Тут и наступает самая близкая, самая желанная мне пора: моя осень. Та, что приходит после дождевых и ветровых трепок, высквоженная, облетевшая и тихая, прошедшая через волнения и боли, смирившаяся, уже и полуобмершая. Остывающее солнце еще пригревает, воздух кажется застывшим, последние листочки срываются и падают медленно, выкланиваясь и крылясь; земля порыжела и пригнула к себе травы, в высоком дремлющем небе медленно и важно проплывают большие птицы, оставшиеся на зимовку. Сладко пахнут дымы, стелющиеся понизу, тенетится высохшая и выбеленная паутина, вода в реке глянцево замирает, затихает ночной звездопад, обронив летние светлячки; избы по деревням стоят присадисто - точно пустили на зиму корни. И вся тяга вниз, к земле... Солнце заходит с бледненьким заревом и подолгу дремлют сумерки, подсвечиваясь дневным настоем. Это особая, неразгаданная пора; в эту пору, когда сезонное отмирает, рождается что-то вечное, властное, судное.

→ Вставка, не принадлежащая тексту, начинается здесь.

template <class F>
__global__ void __launch_bounds__(64) msm_giant_fold_kernel(MsmGeom g, unsigned wg_log, const unsigned* __restrict__ counts,
                                                             const unsigned* __restrict__ seg_off,
                                                             const XYZZ29<F>* __restrict__ seg_sum,
                                                             XYZZ29<F>* __restrict__ buckets,
                                                             const unsigned* __restrict__ giant_count,
                                                             const unsigned* __restrict__ giant_list,
                                                             unsigned giant_cap) {
  __builtin_amdgcn_s_setprio(DG16_REDUCE_PRIO);
  __shared__ XYZZ29<F> sh[kGiantSlices];
  unsigned ng = *giant_count;
  if (ng > giant_cap) ng = giant_cap;
  for (unsigned gi = blockIdx.x; gi < ng; gi += gridDim.x) {
    const unsigned gid = giant_list[gi];
    const unsigned wy = gid >> g.log_nb;
    const size_t gs = ((size_t)(wy % g.bw) << g.log_nb) + (gid & ((1u << g.log_nb) - 1));
    const unsigned k = (counts[gs] + (1u << g.seg_log) - 1) >> g.seg_log, first = seg_off[gs];
    const unsigned nseg = msm_nparts(first, k, wg_log);
    unsigned slices, per;
    giant_geometry(nseg, slices, per);
    const XYZZ29<F>* sp = seg_sum + (size_t)wy * g.seg_cap;
    sh[threadIdx.x] = threadIdx.x < slices ? sp[DG_IDX(12, msm_part_slot(first, threadIdx.x * per, wg_log), g.seg_cap)] : XYZZ29<F>::inf();
    __syncthreads();
#pragma unroll 1
    for (unsigned stride = kGiantSlices / 2; stride > 0; stride >>= 1) {
      if (threadIdx.x < stride) XYZZ29<F>::add_mem(&sh[threadIdx.x], &sh[threadIdx.x], &sh[threadIdx.x + stride]);
      __syncthreads();
    }
    if (threadIdx.x == 0) buckets[gid] = sh[0];
    __syncthreads();
  }
}


constexpr unsigned kCoopTreeMax = 64;
template <class F>
__device__ __forceinline__ void tree_step_coop(XYZZ29<F>* sh, unsigned base, unsigned d) {
  const unsigned row16 = (threadIdx.x >> 4) & 15u;
#pragma unroll 1
  for (unsigned i = row16; i < d; i += 16) {
    const XYZZ29<F> v = add_wave29(sh[base + i], sh[base + i + d]);
    if ((threadIdx.x & 15u) == 0) sh[base + i] = v;
  }
}

template <class F>
__global__ void __launch_bounds__(256) msm_row_kernel(MsmGeom g, RowGeom rg, const XYZZ29<F>* __restrict__ buckets,
                                                       XYZZ29<F>* __restrict__ row_w, XYZZ29<F>* __restrict__ row_r) {
  __builtin_amdgcn_s_setprio(DG16_REDUCE_PRIO);
  __shared__ XYZZ29<F> sh[256];
  const unsigned c = threadIdx.x, row = 1u << rg.row_log;
  const size_t rid = ((size_t)blockIdx.y << rg.rows_log) + blockIdx.x;
  sh[c] = c < row ? buckets[(rid << rg.row_log) + c] : XYZZ29<F>::inf();
  __syncthreads();
#pragma unroll 1
  for (unsigned step = 0; step < 2 * rg.row_log; step++) {
    const bool scan = step < rg.row_log;
    const unsigned d = scan ? 1u << step : row >> (step - rg.row_log + 1);
    const bool on = scan ? c + d < row : c < d;
    if (step == rg.row_log && c == 0) row_r[rid] = sh[0];
    if (!scan && d <= kCoopTreeMax) {
      __syncthreads();
      tree_step_coop<F>(sh, 0u, d);
      __syncthreads();
      continue;
    }
    XYZZ29<F> v;
    if (on) XYZZ29<F>::add_mem(&v, &sh[c], &sh[(c + d) & 255]);
    __syncthreads();
    if (on) sh[c] = v;
    __syncthreads();
  }
  if (c == 0) {
    if (rg.row_log == 0) row_r[rid] = sh[0];
    row_w[rid] = sh[0];
  }
}

template <class F, int LANES>
__global__ void __launch_bounds__(LANES) msm_rowchunk_kernel(unsigned log_nb, unsigned k_log,
                                                              const XYZZ29<F>* __restrict__ buckets,
                                                              XYZZ29<F>* __restrict__ fold ) {
  __builtin_amdgcn_s_setprio(DG16_REDUCE_PRIO);
  constexpr unsigned LL = LANES == 256 ? 8u : 7u;
  static_assert(LANES == 256 || LANES == 128, "workgroup of 256 or 128 lanes");
  __shared__ XYZZ29<F> s_r[LANES];
  __shared__ XYZZ29<F> s_w[LANES];
  const unsigned j = threadIdx.x, K = 1u << k_log;
  const XYZZ29<F>* B = buckets + ((size_t)blockIdx.y << log_nb) + (((size_t)blockIdx.x * LANES + j) << k_log);
  XYZZ29<F>* out = fold + (size_t)blockIdx.y * 3 * 256;
  s_r[j] = XYZZ29<F>::inf();
  s_w[j] = XYZZ29<F>::inf();
  __syncthreads();
  const unsigned s_scan = 2 * K, s_tree = s_scan + LL, n_steps = s_tree + LL;
#pragma unroll 1
  for (unsigned step = 0; step < n_steps; step++) {
    const XYZZ29<F>*a, *b;
    XYZZ29<F>* dst;
    bool on = true;
    if (step < s_scan) {
      const bool even = (step & 1) == 0;
      dst = even ? &s_r[j] : &s_w[j];
      a = dst;
      b = even ? &B[K - 1 - (step >> 1)] : &s_r[j];
    } else if (step < s_tree) {
      const unsigned d = 1u << (step - s_scan);
      on = j + d < (unsigned)LANES;
      dst = &s_r[j];
      a = dst;
      b = &s_r[(j + d) & (LANES - 1)];
    } else {
      if (step == s_tree) {
        if (j == 0) {
          out[1 * 256 + blockIdx.x] = s_r[0];
          s_r[0] = XYZZ29<F>::inf();
        }
        __syncthreads();
      }
      const unsigned d = (unsigned)LANES >> (step - s_tree + 1);
      const unsigned c = j & (LANES / 2 - 1);
      XYZZ29<F>* arr = j < LANES / 2 ? s_r : s_w;
      on = c < d;
      dst = &arr[c];
      a = dst;
      b = &arr[(c + d) & (LANES - 1)];
    }
    XYZZ29<F> v;
    if (on) XYZZ29<F>::add_mem(&v, a, b);
    __syncthreads();
    if (on) *dst = v;
    __syncthreads();
  }
  if (j == 0) out[2 * 256 + blockIdx.x] = s_r[0];
  if (j == LANES / 2) out[0 * 256 + blockIdx.x] = s_w[0];
}

template <class F>
__global__ void __launch_bounds__(64) msm_rowfold_kernel(RowGeom rg, const XYZZ29<F>* __restrict__ row_w,
                                                          const XYZZ29<F>* __restrict__ row_r,
                                                          XYZZ29<F>* __restrict__ fold ) {
  __builtin_amdgcn_s_setprio(DG16_REDUCE_PRIO);
  __shared__ XYZZ29<F> st[64][2];
  const unsigned gid = blockIdx.x * 64 + threadIdx.x;
  const unsigned half = gid >> 8, t = gid & 255;
  const unsigned per_log = rg.rows_log - 8, per = 1u << per_log;
  const size_t base = ((size_t)blockIdx.y << rg.rows_log) + (size_t)t * per;
  XYZZ29<F>* run = &st[threadIdx.x][0];
  XYZZ29<F>* acc = &st[threadIdx.x][1];
  *run = XYZZ29<F>::inf();
  *acc = XYZZ29<F>::inf();
#pragma unroll 1
  for (unsigned k = 0; k < 2 * per; k++) {
    const unsigned j = per - 1 - (k >> 1);
    const bool first = (k & 1) == 0;
    const bool on = first ? (half == 1 && j + 1 < per) : true;
    const XYZZ29<F>* b = first ? run : (half == 0 ? row_w : row_r) + base + j;
    if (on) XYZZ29<F>::add_mem(first ? acc : run, first ? acc : run, b);
  }
  XYZZ29<F>* out = fold + (size_t)blockIdx.y * 3 * 256;
  out[half * 256 + t] = *run;
  if (half == 1) out[2 * 256 + t] = *acc;
}

struct TopGeom {
  unsigned folded, per_log, lanes, final_log, rows_log;
};
template <class F, int HALVES>
__global__ void __launch_bounds__(256 * HALVES) msm_top_kernel(TopGeom tg, const XYZZ29<F>* __restrict__ row_w,
                                                                const XYZZ29<F>* __restrict__ row_r,
                                                                const XYZZ29<F>* __restrict__ fold,
                                                                XYZZ29<F>* __restrict__ window_sums) {
  __builtin_amdgcn_s_setprio(DG16_REDUCE_PRIO);
  __shared__ XYZZ29<F> sh[256 * HALVES];
  __shared__ XYZZ29<F> keep;
  const unsigned t = threadIdx.x & 255;
  const bool folded = tg.folded != 0;
  const unsigned per_log = tg.per_log;
  const unsigned lanes = tg.lanes;
  const size_t base = (size_t)blockIdx.x << tg.rows_log;
  const XYZZ29<F>* fb = fold + (size_t)blockIdx.x * 3 * 256;
  XYZZ29<F>* me = &sh[threadIdx.x];
#pragma unroll 1
  for (int pass = 0; pass < 3 - HALVES; pass++) {
    const unsigned half = HALVES == 2 ? threadIdx.x >> 8 : (unsigned)pass;
    *me = t < lanes ? (folded ? fb[half * 256 + t] : (half == 0 ? row_w : row_r)[base + t]) : XYZZ29<F>::inf();
    __syncthreads();
    const unsigned s_tree = 9 + per_log, s_fin = s_tree + 8;
#pragma unroll 1
    for (unsigned step = 0; step < s_fin; step++) {
      XYZZ29<F> v;
      bool on = false, is_dbl = false;
      const XYZZ29<F>* b = me;
      if (step < 8) {
        const unsigned d = 1u << step;
        on = half == 1 && t + d < 256;
        b = me + (on ? d : 0);
      } else if (step < 8 + per_log) {
        on = half == 1;
        is_dbl = true;
      } else if (step == 8 + per_log) {
        on = half == 1 && folded && t < lanes;
        b = fb + 2 * 256 + (on ? t : 0);
      } else {
        const unsigned stride = 128u >> (step - s_tree);
        if (stride <= kCoopTreeMax) {
          tree_step_coop<F>(sh, (threadIdx.x >> 8) << 8, stride);
          __syncthreads();
          continue;
        }
        on = t < stride;
        b = me + (on ? stride : 0);
      }
      if (step == 8 && half == 1 && t == 0) *me = XYZZ29<F>::inf();
      if (on) {
        if (is_dbl) XYZZ29<F>::dbl_mem(&v, me);
        else XYZZ29<F>::add_mem(&v, me, b);
      }
      __syncthreads();
      if (on) *me = v;
      __syncthreads();
    }
    if (HALVES == 1 && pass == 0) {
      if (threadIdx.x == 0) keep = sh[0];
      __syncthreads();
    }
  }
  constexpr unsigned RES = HALVES == 2 ? 256u : 0u;
  if ((threadIdx.x >> 6) == (RES >> 6)) {
    if constexpr (lane29::enabled<F>()) {
      using FO = lane29::Ops<F>;
      typename FO::KT kc;
      kc.init();
      lane29::Pt<FO> a = lane29::load_pt<F>(kc, &sh[RES]);
#pragma unroll 1
      for (unsigned k = 0; k < tg.final_log; k++) a = lane29::dbl_pt<FO>(kc, a);
      a = lane29::add_pt<FO>(kc, a, lane29::load_pt<F>(kc, HALVES == 2 ? &sh[0] : &keep));
      lane29::store_pt<F>(kc, &window_sums[blockIdx.x], a);
    } else {
      XYZZ29<F> acc = sh[RES];
#pragma unroll 1
      for (unsigned k = 0; k < tg.final_log; k++) acc = dbl_wave29(acc);
      acc = add_wave29(acc, HALVES == 2 ? sh[0] : keep);
      if ((threadIdx.x & 63) == 0) window_sums[blockIdx.x] = acc;
    }
  }
}


constexpr size_t kLaneParallelMaxEntries = 4096;
template <class F>
constexpr int lane_reduce_radix_log() {
  return (FieldOf<F>::EXT || RR<typename FieldOf<F>::Params>::N > 9) ? 3 : 4;
}
template <class F, int RB>
__global__ void __launch_bounds__(64 << RB) msm_lane_reduce_kernel(const XYZZ29<F>* __restrict__ in,
                                                                    const XYZZ29<F>* __restrict__ in2, unsigned in_per_bw_log,
                                                                    unsigned g_log, unsigned u_log, int mode, unsigned k_log,
                                                                    XYZZ29<F>* __restrict__ out,
                                                                    XYZZ29<F>* __restrict__ window_sums) {
  const int level0 = mode == 0;
  if constexpr (lane29::enabled<F>()) {
    using FO = lane29::Ops<F>;
    using LPt = lane29::Pt<FO>;
    __shared__ XYZZ29<F> sA[2][1 << RB];
    __shared__ XYZZ29<F> sB[2][1 << RB];
    __builtin_amdgcn_s_setprio(DG16_REDUCE_PRIO);
    const unsigned w = threadIdx.x >> 6, G = 1u << g_log;
    typename FO::KT kc;
    kc.init();
    const size_t e = ((size_t)blockIdx.y << in_per_bw_log) + ((size_t)blockIdx.x << g_log) + w;
    LPt R, Y;
    if (mode == 0) {
      R = lane29::load_pt<F>(kc, &in[e]);
      Y = R;
    } else if (mode == 1) {
      Y = lane29::load_pt<F>(kc, &in[2 * e]);
      R = lane29::load_pt<F>(kc, &in[2 * e + 1]);
    } else if (mode == 2) {
      Y = lane29::load_pt<F>(kc, &in[e]);
      R = lane29::load_pt<F>(kc, &in2[e]);
    } else {
      const size_t t = ((size_t)blockIdx.x << g_log) + w;
      const XYZZ29<F>* f = in + (size_t)blockIdx.y * 3 * 256;
      LPt loc = lane29::load_pt<F>(kc, &f[2 * 256 + t]);
#pragma unroll 1
      for (unsigned k = 0; k < k_log; k++) loc = lane29::dbl_pt<FO>(kc, loc);
      Y = lane29::add_pt<FO>(kc, lane29::load_pt<F>(kc, &f[t]), loc);
      R = lane29::load_pt<F>(kc, &f[256 + t]);
    }
    unsigned buf = 0;
#pragma unroll 1
    for (unsigned d = 1; d < G; d <<= 1) {
      lane29::store_pt_raw<F>(kc, &sA[buf][w], R);
      __syncthreads();
      if (w + d < G) R = lane29::add_pt<FO>(kc, R, lane29::load_pt<F>(kc, &sA[buf][w + d]));
      buf ^= 1;
    }
    LPt X = R;
    if (w == 0) X = lane29::inf_pt<FO>(kc);
    bool first = true;
#pragma unroll 1
    for (unsigned d = G >> 1; d >= 1; d >>= 1) {
      lane29::store_pt_raw<F>(kc, &sA[buf][w], X);
      if (!level0) {
        if (first) lane29::store_pt_raw<F>(kc, &sB[buf][w], Y);
        else if (w >= 2 * d && w < 4 * d) lane29::store_pt_raw<F>(kc, &sB[buf][w - 2 * d], Y);
      }
      __syncthreads();
      if (w < d) X = lane29::add_pt<FO>(kc, X, lane29::load_pt<F>(kc, &sA[buf][w + d]));
      else if (!level0 && w < 2 * d)
        Y = lane29::add_pt<FO>(kc, lane29::load_pt<F>(kc, &sB[buf][w - d]), lane29::load_pt<F>(kc, &sB[buf][w]));
      buf ^= 1;
      first = false;
    }
    if (!level0 && G >= 2) {
      if (w == 1) lane29::store_pt_raw<F>(kc, &sB[buf][0], Y);
      __syncthreads();
      if (w == 0) Y = lane29::load_pt<F>(kc, &sB[buf][0]);
    }
    if (w != 0) return;
#pragma unroll 1
    for (unsigned k = 0; k < u_log; k++) X = lane29::dbl_pt<FO>(kc, X);
    const LPt Wp = lane29::add_pt<FO>(kc, level0 ? R : Y, X);
    if (window_sums) {
      lane29::store_pt<F>(kc, &window_sums[blockIdx.y], Wp);
    } else {
      const size_t o = ((size_t)blockIdx.y << (in_per_bw_log - g_log)) + blockIdx.x;
      lane29::store_pt_raw<F>(kc, &out[2 * o], Wp);
      lane29::store_pt_raw<F>(kc, &out[2 * o + 1], R);
    }
  }
}
template <class F>
__global__ void __launch_bounds__(64) msm_lane_reduce_serial_kernel(const XYZZ29<F>* __restrict__ in, unsigned in_per_bw_log,
                                                                     unsigned g_log, unsigned u_log, int level0,
                                                                     XYZZ29<F>* __restrict__ out,
                                                                     XYZZ29<F>* __restrict__ window_sums) {
  if constexpr (lane29::enabled<F>()) {
    using FO = lane29::Ops<F>;
    using LPt = lane29::Pt<FO>;
    const unsigned G = 1u << g_log;
    typename FO::KT kc;
    kc.init();
    const size_t e0 = ((size_t)blockIdx.y << in_per_bw_log) + ((size_t)blockIdx.x << g_log);
    const XYZZ29<F>* base = level0 ? in + e0 : in + 2 * e0;
    const unsigned stride = level0 ? 1u : 2u, roff = level0 ? 0u : 1u;
    LPt run = lane29::inf_pt<FO>(kc), acc = run, wsum = run;
    LPt rj = lane29::load_pt_words<F>(kc, base + (size_t)(G - 1) * stride + roff), wj = rj;
    if (!level0) wj = lane29::load_pt_words<F>(kc, base + (size_t)(G - 1) * stride);
#pragma unroll 1
    for (unsigned j = G - 1; j >= 1; j--) {
      const LPt rn = lane29::load_pt_words<F>(kc, base + (size_t)(j - 1) * stride + roff);
      LPt wn = rn;
      if (!level0) wn = lane29::load_pt_words<F>(kc, base + (size_t)(j - 1) * stride);
      run = lane29::add_pt<FO>(kc, run, lane29::with_inf_flag<FO>(rj));
      acc = lane29::add_pt<FO>(kc, acc, run);
      if (!level0) wsum = lane29::add_pt<FO>(kc, wsum, lane29::with_inf_flag<FO>(wj));
      rj = rn;
      wj = wn;
    }
    rj = lane29::with_inf_flag<FO>(rj);
    wj = lane29::with_inf_flag<FO>(wj);
    const LPt Rp = lane29::add_pt<FO>(kc, run, rj);
    if (!level0) wsum = lane29::add_pt<FO>(kc, wsum, wj);
#pragma unroll 1
    for (unsigned k = 0; k < u_log; k++) acc = lane29::dbl_pt<FO>(kc, acc);
    const LPt Wp = lane29::add_pt<FO>(kc, level0 ? Rp : wsum, acc);
    if (window_sums) {
      lane29::store_pt<F>(kc, &window_sums[blockIdx.y], Wp);
    } else {
      const size_t o = ((size_t)blockIdx.y << (in_per_bw_log - g_log)) + blockIdx.x;
      lane29::store_pt_raw<F>(kc, &out[2 * o], Wp);
      lane29::store_pt_raw<F>(kc, &out[2 * o + 1], Rp);
    }
  }
}
template <class F>
bool msm_lane_reduce(hipStream_t s, const MsmGeom& g, const MsmBuffers<F>& b) {
  if constexpr (!lane29::enabled<F>()) return false;
  else {
    const unsigned bwi = g.bw * b.ninst;
    if (!b.lane_tmp || !lane_reduce_applies<F>((size_t)bwi << g.log_nb)) return false;
    static const bool busy_off = [] { const char* e = getenv("DG16_NO_LANE_REDUCE_BUSY"); return e && atoi(e) != 0; }();
    if (b.busy_chip && busy_off) return false;
    constexpr int RB = lane_reduce_radix_log<F>();
    XYZZ29<F>* pong[2] = {b.lane_tmp, b.lane_tmp + (((size_t)bwi << g.log_nb) / 4 + 2)};
    const XYZZ29<F>* in = b.buckets;
    unsigned rem = g.log_nb, u_log = 0, per_log = g.log_nb, lvl = 0;
    do {
      const unsigned g_log = rem < (unsigned)RB ? rem : (unsigned)RB;
      const bool last = rem == g_log;
      XYZZ29<F>* out = pong[lvl & 1];
      const bool one_wave = b.busy_chip || ((size_t)bwi << per_log) > kLaneParallelMaxEntries;
      if (one_wave)
        hipLaunchKernelGGL((msm_lane_reduce_serial_kernel<F>), dim3(1u << (per_log - g_log), bwi), dim3(64), 0, s, in, per_log,
                           g_log, u_log, (int)(lvl == 0), out, last ? b.window_sums : (XYZZ29<F>*)nullptr);
      else
        hipLaunchKernelGGL((msm_lane_reduce_kernel<F, RB>), dim3(1u << (per_log - g_log), bwi), dim3(64u << g_log), 0, s, in,
                           (const XYZZ29<F>*)nullptr, per_log, g_log, u_log, lvl == 0 ? 0 : 1, 0u, out,
                           last ? b.window_sums : (XYZZ29<F>*)nullptr);
      in = out;
      rem -= g_log;
      per_log -= g_log;
      u_log += g_log;
      lvl++;
    } while (rem);
    return true;
  }
}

Вот и за широким окном из комнаты, в которую я неизвестно как попадаю, я вижу эту же пору поздней просветленной осени, крепко обнявшей весь расстилающийся передо мною мир. Где, в каком краю эта картина так легла мне на душу, чтобы являться снова и снова, я, повторю, не помню. А может быть, нигде и не встречалась, а непроизвольно составилась под пером самописца в моем сознании: мало ли понастроил я картин за тысячи часов, отданных фантазии, - и, как знать, не наступает ли такой момент, когда фантазия способна разыграться не по вызову, не от умственных усилий, а самостоятельно и, осмелев, сделать меня своим героем.
Я вижу себя в небольшой, вытянутой к окну комнате с двумя боковыми стенами. На месте лицевой стены окно от пола до потолка, на месте задней дверь, огромная и высокая, двустворчатая, с лепными квадратами в три яруса и двумя фигурными медными ручками; за такой дверью тоже должно находиться что-то огромное. Но мне почему-то ни разу не приходило в голову заглянуть за нее. Мое место у окна в низком легком кресле, старом и продавленном, с обрывающимися подлокотниками. Кресло из моей домашней обстановки, оно из тех вещей, неведомо как здесь оказавшихся, которые примиряют меня с этой комнатой. Его давно следовало отправить на свалку, но я привыкаю к вещам и боюсь с ними расставаться. Слишком много в них меня. И когда я проваливаюсь в кресле чуть не до пола, мне кажется, что я удобно устраиваюсь в себе.
У правой стены стоят два темных глубоких шкафа грубой и прочной работы. Подозреваю, их специально искали, чтобы они не могли оскорбить достоинство моего кресла.